Module: cluster

Fuzzy clustering subpackage, containing fuzzy c-means clustering algorithm. This can be either supervised or unsupervised, depending if U_init kwarg is used (if guesses are provided, it is supervised).

skfuzzy.cluster.cmeans(data, c, m, error, ...) Fuzzy c-means clustering algorithm [1].
skfuzzy.cluster.cmeans_predict(test_data, ...) Prediction of new data in given a trained fuzzy c-means framework [1].

cmeans

skfuzzy.cluster.cmeans(data, c, m, error, maxiter, init=None, seed=None)[source]

Fuzzy c-means clustering algorithm [1].

Parameters:

data : 2d array, size (S, N)

Data to be clustered. N is the number of data sets; S is the number of features within each sample vector.

c : int

Desired number of clusters or classes.

m : float

Array exponentiation applied to the membership function u_old at each iteration, where U_new = u_old ** m.

error : float

Stopping criterion; stop early if the norm of (u[p] - u[p-1]) < error.

maxiter : int

Maximum number of iterations allowed.

init : 2d array, size (S, N)

Initial fuzzy c-partitioned matrix. If none provided, algorithm is randomly initialized.

seed : int

If provided, sets random seed of init. No effect if init is provided. Mainly for debug/testing purposes.

Returns:

cntr : 2d array, size (S, c)

Cluster centers. Data for each center along each feature provided for every cluster (of the c requested clusters).

u : 2d array, (S, N)

Final fuzzy c-partitioned matrix.

u0 : 2d array, (S, N)

Initial guess at fuzzy c-partitioned matrix (either provided init or random guess used if init was not provided).

d : 2d array, (S, N)

Final Euclidian distance matrix.

jm : 1d array, length P

Objective function history.

p : int

Number of iterations run.

fpc : float

Final fuzzy partition coefficient.

Notes

The algorithm implemented is from Ross et al. [R24].

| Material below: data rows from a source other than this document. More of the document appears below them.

diff --git a/pqa2_amd/csrc/vif.hip b/pqa2_amd/csrc/vif.hip
--- a/pqa2_amd/csrc/vif.hip
+++ b/pqa2_amd/csrc/vif.hip
@@ -307,6 +307,168 @@
   vif_hstat<N, TW, ND>(a, &sv[0][0][0], &sd[0][0], red, fr, tile, x0, y0);
 }
 
+template <int N, int ND>
+__device__ __forceinline__ void vif_strip_row(const TapPairs& taps, const int j, f2 x , f2 (&cur)[4][5],
+                                              f2 (&cd)[4], f2 (&nxt)[4][5], f2 (&nd)[4]) {
+  constexpr int R = N / 2, RD = ND / 2, S = kVifTileH;
+  asm volatile("" : "+v"(x));
+  const f2 xx = x * x;
+  const float r = x.x, d = x.y, rr = xx.x, dd = xx.y, rd = x.x * x.y;
+  if (ND) {
+#pragma unroll
+    for (int q = 0; q < S / 2; ++q) {
+      const int kd = j - (2 * q + R - RD);
+      if (kd >= 0 && kd < ND) cd[q] = __builtin_elementwise_fma(taps.dt[kd], x, cd[q]);
+      if (kd - S >= 0 && kd - S < ND) nd[q] = __builtin_elementwise_fma(taps.dt[kd - S], x, nd[q]);
+    }
+  }
+#pragma unroll
+  for (int p = 0; p < S / 2; ++p) {
+    const int k = j - 2 * p;
+    if (k >= 0 && k <= N) {
+      const f2 c = taps.vt[k];
+      cur[p][0] = __builtin_elementwise_fma(c, f2{r, r}, cur[p][0]);
+      cur[p][1] = __builtin_elementwise_fma(c, f2{d, d}, cur[p][1]);
+      cur[p][2] = __builtin_elementwise_fma(c, f2{rr, rr}, cur[p][2]);
+      cur[p][3] = __builtin_elementwise_fma(c, f2{dd, dd}, cur[p][3]);
+      cur[p][4] = __builtin_elementwise_fma(c, f2{rd, rd}, cur[p][4]);
+    }
+    if (k - S >= 0 && k - S <= N) {
+      const f2 c = taps.vt[k - S];
+      nxt[p][0] = __builtin_elementwise_fma(c, f2{r, r}, nxt[p][0]);
+      nxt[p][1] = __builtin_elementwise_fma(c, f2{d, d}, nxt[p][1]);
+      nxt[p][2] = __builtin_elementwise_fma(c, f2{rr, rr}, nxt[p][2]);
+      nxt[p][3] = __builtin_elementwise_fma(c, f2{dd, dd}, nxt[p][3]);
+      nxt[p][4] = __builtin_elementwise_fma(c, f2{rd, rd}, nxt[p][4]);
+    }
+  }
+}
+
+template <int N, int ND>
+__device__ __forceinline__ void vif_strip_rows(const TapPairs& taps, const f2 (&xc)[8], f2 (&cur)[4][5], f2 (&cd)[4],
+                                               f2 (&nxt)[4][5], f2 (&nd)[4]) {
+  constexpr int NRP = kVifTileH / 2;
+#pragma unroll
+  for (int p = 0; p < NRP; ++p) {
+#pragma unroll
+    for (int s = 0; s < 5; ++s) nxt[p][s] = f2{0.0f, 0.0f};
+    nd[p] = f2{0.0f, 0.0f};
+  }
+#pragma unroll
+  for (int i = 0; i < 8; ++i) {
+    vif_strip_row<N, ND>(taps, N - 1 + i, xc[i], cur, cd, nxt, nd);
+    if (i & 1) __builtin_amdgcn_sched_barrier(0);
+  }
+}
+
+template <int ND>
+__device__ __forceinline__ void vif_strip_store(const f2 (&cur)[4][5], const f2 (&cd)[4], f2* sv, f2* sd, const int col) {
+  constexpr int NRP = kVifTileH / 2;
+#pragma unroll
+  for (int p = 0; p < NRP; ++p)
+#pragma unroll
+    for (int s = 0; s < 5; ++s) sv[(s * NRP + p) * kP2 + col] = cur[p][s];
+  if (ND) {
+#pragma unroll
+    for (int q = 0; q < NRP; ++q) sd[q * kP2 + col] = cd[q];
+  }
+}
+
+__device__ __forceinline__ const VifStatArgs& vif_strip_kernargs() {
+  auto p = __builtin_amdgcn_kernarg_segment_ptr();
+  asm volatile("" : "+s"(p));
+  return *(const VifStatArgs*)p;
+}
+
+template <int N, int TW, int ND>
+__global__ __launch_bounds__(kBlock, 3) void vif_strip_kernel(const VifStatArgs a, const int tiles_y, const int seg_len,
+                                                              const int n_segs) {
+  constexpr int R = N / 2, TH = kVifTileH, COLS = TW + N - 1, NSEG = TW / 4, S = 8;
+  static_assert(ND == 0 || ND / 2 <= R, "decimation window must sit inside the statistic window");
+  static_assert(COLS <= 256 && COLS <= kP2, "one column per thread");
+  static_assert(TW % 4 == 0 && NSEG <= 64 && TH == S, "segment map");
+  static_assert(N - 1 <= S, "the prologue fits one load group; a row feeds at most the tile below");
+  __shared__ f2 sv[5][TH / 2][kP2];
+  __shared__ f2 sd[ND ? TH / 2 : 1][ND ? kP2 : 1];
+  __shared__ double red[12];
+
+  const int wg = xcd_remap(blockIdx.x, a.tiles_x * n_segs);
+  const int tx = wg % a.tiles_x, sg = wg / a.tiles_x;
+  const int fr = blockIdx.y;
+  const int ty0 = sg * seg_len, ty1 = min(ty0 + seg_len, tiles_y);
+  const float* __restrict__ ref = (const float*)a.ref + (int64_t)fr * a.frame_pitch_r;
+  const float* __restrict__ dis = (const float*)a.dis + (int64_t)fr * a.frame_pitch_d;
+  const int x0 = tx * TW;
+  const int col = threadIdx.x;
+
+  const unsigned gx = (unsigned)mirror_fold(x0 - R + col, a.w, a.fold_w);
+  const unsigned pitch_r = (unsigned)a.row_pitch_r, pitch_d = (unsigned)a.row_pitch_d;
+  const auto rsrc_r = make_rsrc(ref, (unsigned)a.h * pitch_r * (unsigned)sizeof(float));
+  const auto rsrc_d = make_rsrc(dis, (unsigned)a.h * pitch_d * (unsigned)sizeof(float));
+
+  f2 accA[S / 2][5], accB[S / 2][5], dA[S / 2], dB[S / 2];
+  f2 xn[S];
+  auto issue = [&](const int y0, const bool more) __attribute__((always_inline)) {
+    const int ylo = y0 + R;
+    const unsigned gxs = more ? gx : 0x3fffffffu;
+    unsigned ro_r[S], ro_d[S];
+    unsigned sp_r = pitch_r, sp_d = pitch_d;
+    asm volatile("" : "+s"(sp_r), "+s"(sp_d));
+#pragma unroll
+    for (int i = 0; i < S; ++i) {
+      const unsigned gy = (unsigned)mirror_fold(ylo + i, a.h, a.fold_h);
+      ro_r[i] = gy * sp_r; ro_d[i] = gy * sp_d;
+    }
+#pragma unroll
+    for (int i = 0; i < S; ++i) {
+      xn[i].x = buf_load<float>(rsrc_r, gxs, ro_r[i]);
+      xn[i].y = buf_load<float>(rsrc_d, gxs, ro_d[i]);
+      __builtin_amdgcn_sched_barrier(0);
+    }
+  };
+
+  {
+    f2 px[N - 1];
+#pragma unroll
+    for (int j = 0; j < N - 1; ++j) {
+      const unsigned gy = (unsigned)mirror_fold(ty0 * TH - R + j, a.h, a.fold_h);
+      px[j].x = buf_load<float>(rsrc_r, gx, gy * pitch_r);
+      px[j].y = buf_load<float>(rsrc_d, gx, gy * pitch_d);
+    }
+    issue(ty0 * TH, true);
+#pragma unroll
+    for (int p = 0; p < S / 2; ++p) {
+#pragma unroll
+      for (int s = 0; s < 5; ++s) accA[p][s] = accB[p][s] = f2{0.0f, 0.0f};
+      dA[p] = dB[p] = f2{0.0f, 0.0f};
+    }
+#pragma unroll
+    for (int j = 0; j < N - 1; ++j) vif_strip_row<N, ND>(a.taps, j, px[j], accA, dA, accB, dB);
+  }
+
+  auto step = [&](const int ty, f2 (&cur)[S / 2][5], f2 (&cd)[S / 2], f2 (&nxt)[S / 2][5], f2 (&nd)[S / 2]) __attribute__((always_inline)) {
+    vif_strip_rows<N, ND>(vif_strip_kernargs().taps, xn, cur, cd, nxt, nd);
+    issue((ty + 1) * TH, ty + 1 < ty1);
+    __syncthreads();
+    vif_strip_store<ND>(cur, cd, &sv[0][0][0], &sd[0][0], col);
+    __syncthreads();
+    int x0s = x0, frs = fr;
+    asm volatile("" : "+s"(x0s), "+s"(frs));
+    vif_hstat<N, TW, ND>(vif_strip_kernargs(), &sv[0][0][0], &sd[0][0], red, frs, ty * a.tiles_x + tx, x0s, ty * TH);
+  };
+  for (int ty = ty0; ty < ty1; ty += 2) {
+    step(ty, accA, dA, accB, dB);
+    if (ty + 1 >= ty1) break;
+    step(ty + 1, accB, dB, accA, dA);
+  }
+}
+
+template <int N, int TW, int ND>
+hipError_t launch_strip_n(hipStream_t stream, const VifStatArgs& a, int n_frames, const int (&shape)[4]) {
+  const dim3 grid(shape[0] * shape[3], n_frames), block(kBlock);
+  hipLaunchKernelGGL((vif_strip_kernel<N, TW, ND>), grid, block, 0, stream, a, shape[1], shape[2], shape[3]);
+  return hipGetLastError();
+}
 
 template <int N, int TW, int ND>
 hipError_t launch_stat_n(hipStream_t stream, Elem elem, const VifStatArgs& a, int n_frames) {
@@ -326,9 +488,27 @@
 
 int vif_tile_w(int scale) { return kVifTW[scale]; }
 
+void vif_strip_shape(int scale, int w, int h, int n_frames, int strip_seg, int* out) {
+  const int strips = vif_tiles_x(scale, w), tiles_y = vif_tiles_y(h);
+  int seg = 0;
+  if (scale >= 1 && scale <= 3 && strip_seg > 0) {
+    seg = strip_seg < tiles_y ? strip_seg : tiles_y;
+  } else if (scale >= 1 && scale <= 3 && strip_seg == 0) {
+    constexpr int kSegRows = 9;
+    const double round = 3.0 * 256;
+    for (int s = tiles_y < kSegRows ? tiles_y : kSegRows; s >= 2 && !seg; --s) {
+      const int n = (tiles_y + s - 1) / s;
+      if ((tiles_y + n - 1) / n != s) continue;
+      if ((double)strips * n * n_frames >= 8.0 * round) seg = s;
+    }
+  }
+  const int n_segs = seg ? (tiles_y + seg - 1) / seg : 0;
+  out[0] = strips; out[1] = tiles_y; out[2] = seg; out[3] = n_segs;
+}
+
 hipError_t launch_vif_stat(hipStream_t stream, int scale, Elem elem, PlaneRun ref, PlaneRun dis, int n_frames,
                            int w, int h, float inv_scale, float gain_limit, int border101, double* partials,
-                           MutPlaneRun next_ref, MutPlaneRun next_dis, int s0_mode, int* n_partials, int uniform) {
+                           MutPlaneRun next_ref, MutPlaneRun next_dis, int s0_mode, int* n_partials, int uniform, int strip_seg) {
   if (n_partials) *n_partials = vif_tiles_x(scale, w) * vif_tiles_y(h);
   if (n_frames <= 0) return hipSuccess;
   const int bits = elem == ELEM_U8 ? 8 : (elem == ELEM_U16 && inv_scale == 0.25f) ? 10 : (elem == ELEM_U16 && inv_scale == 0.0625f) ? 12 : 0;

Fuzzy C-Means has a known problem with high dimensionality datasets, where the majority of cluster centers are pulled into the overall center of gravity. If you are clustering data with very high dimensionality and encounter this issue, another clustering method may be required. For more information and the theory behind this, see Winkler et al. [R25].

References

[R24](1, 2) Ross, Timothy J. Fuzzy Logic With Engineering Applications, 3rd ed. Wiley. 2010. ISBN 978-0-470-74376-8 pp 352-353, eq 10.28 - 10.35.
[R25](1, 2) Winkler, R., Klawonn, F., & Kruse, R. Fuzzy c-means in high dimensional spaces. 2012. Contemporary Theory and Pragmatic Approaches in Fuzzy Computing Utilization, 1.

cmeans_predict

skfuzzy.cluster.cmeans_predict(test_data, cntr_trained, m, error, maxiter, init=None, seed=None)[source]

Prediction of new data in given a trained fuzzy c-means framework [1].

Parameters:

test_data : 2d array, size (S, N)

New, independent data set to be predicted based on trained c-means from cmeans. N is the number of data sets; S is the number of features within each sample vector.

cntr_trained : 2d array, size (S, c)

Location of trained centers from prior training c-means.

m : float

Array exponentiation applied to the membership function u_old at each iteration, where U_new = u_old ** m.

error : float

Stopping criterion; stop early if the norm of (u[p] - u[p-1]) < error.

maxiter : int

Maximum number of iterations allowed.

init : 2d array, size (S, N)

Initial fuzzy c-partitioned matrix. If none provided, algorithm is randomly initialized.

seed : int

If provided, sets random seed of init. No effect if init is provided. Mainly for debug/testing purposes.

Returns:

u : 2d array, (S, N)

Final fuzzy c-partitioned matrix.

u0 : 2d array, (S, N)

Initial guess at fuzzy c-partitioned matrix (either provided init or random guess used if init was not provided).

d : 2d array, (S, N)

Final Euclidian distance matrix.

jm : 1d array, length P

Objective function history.

p : int

Number of iterations run.

fpc : float

Final fuzzy partition coefficient.

Notes

Ross et al. [R26] did not include a prediction algorithm to go along with fuzzy c-means. This prediction algorithm works by repeating the clustering with fixed centers, then efficiently finds the fuzzy membership at all points.

References

[R26](1, 2) Ross, Timothy J. Fuzzy Logic With Engineering Applications, 3rd ed. Wiley. 2010. ISBN 978-0-470-74376-8 pp 352-353, eq 10.28 - 10.35.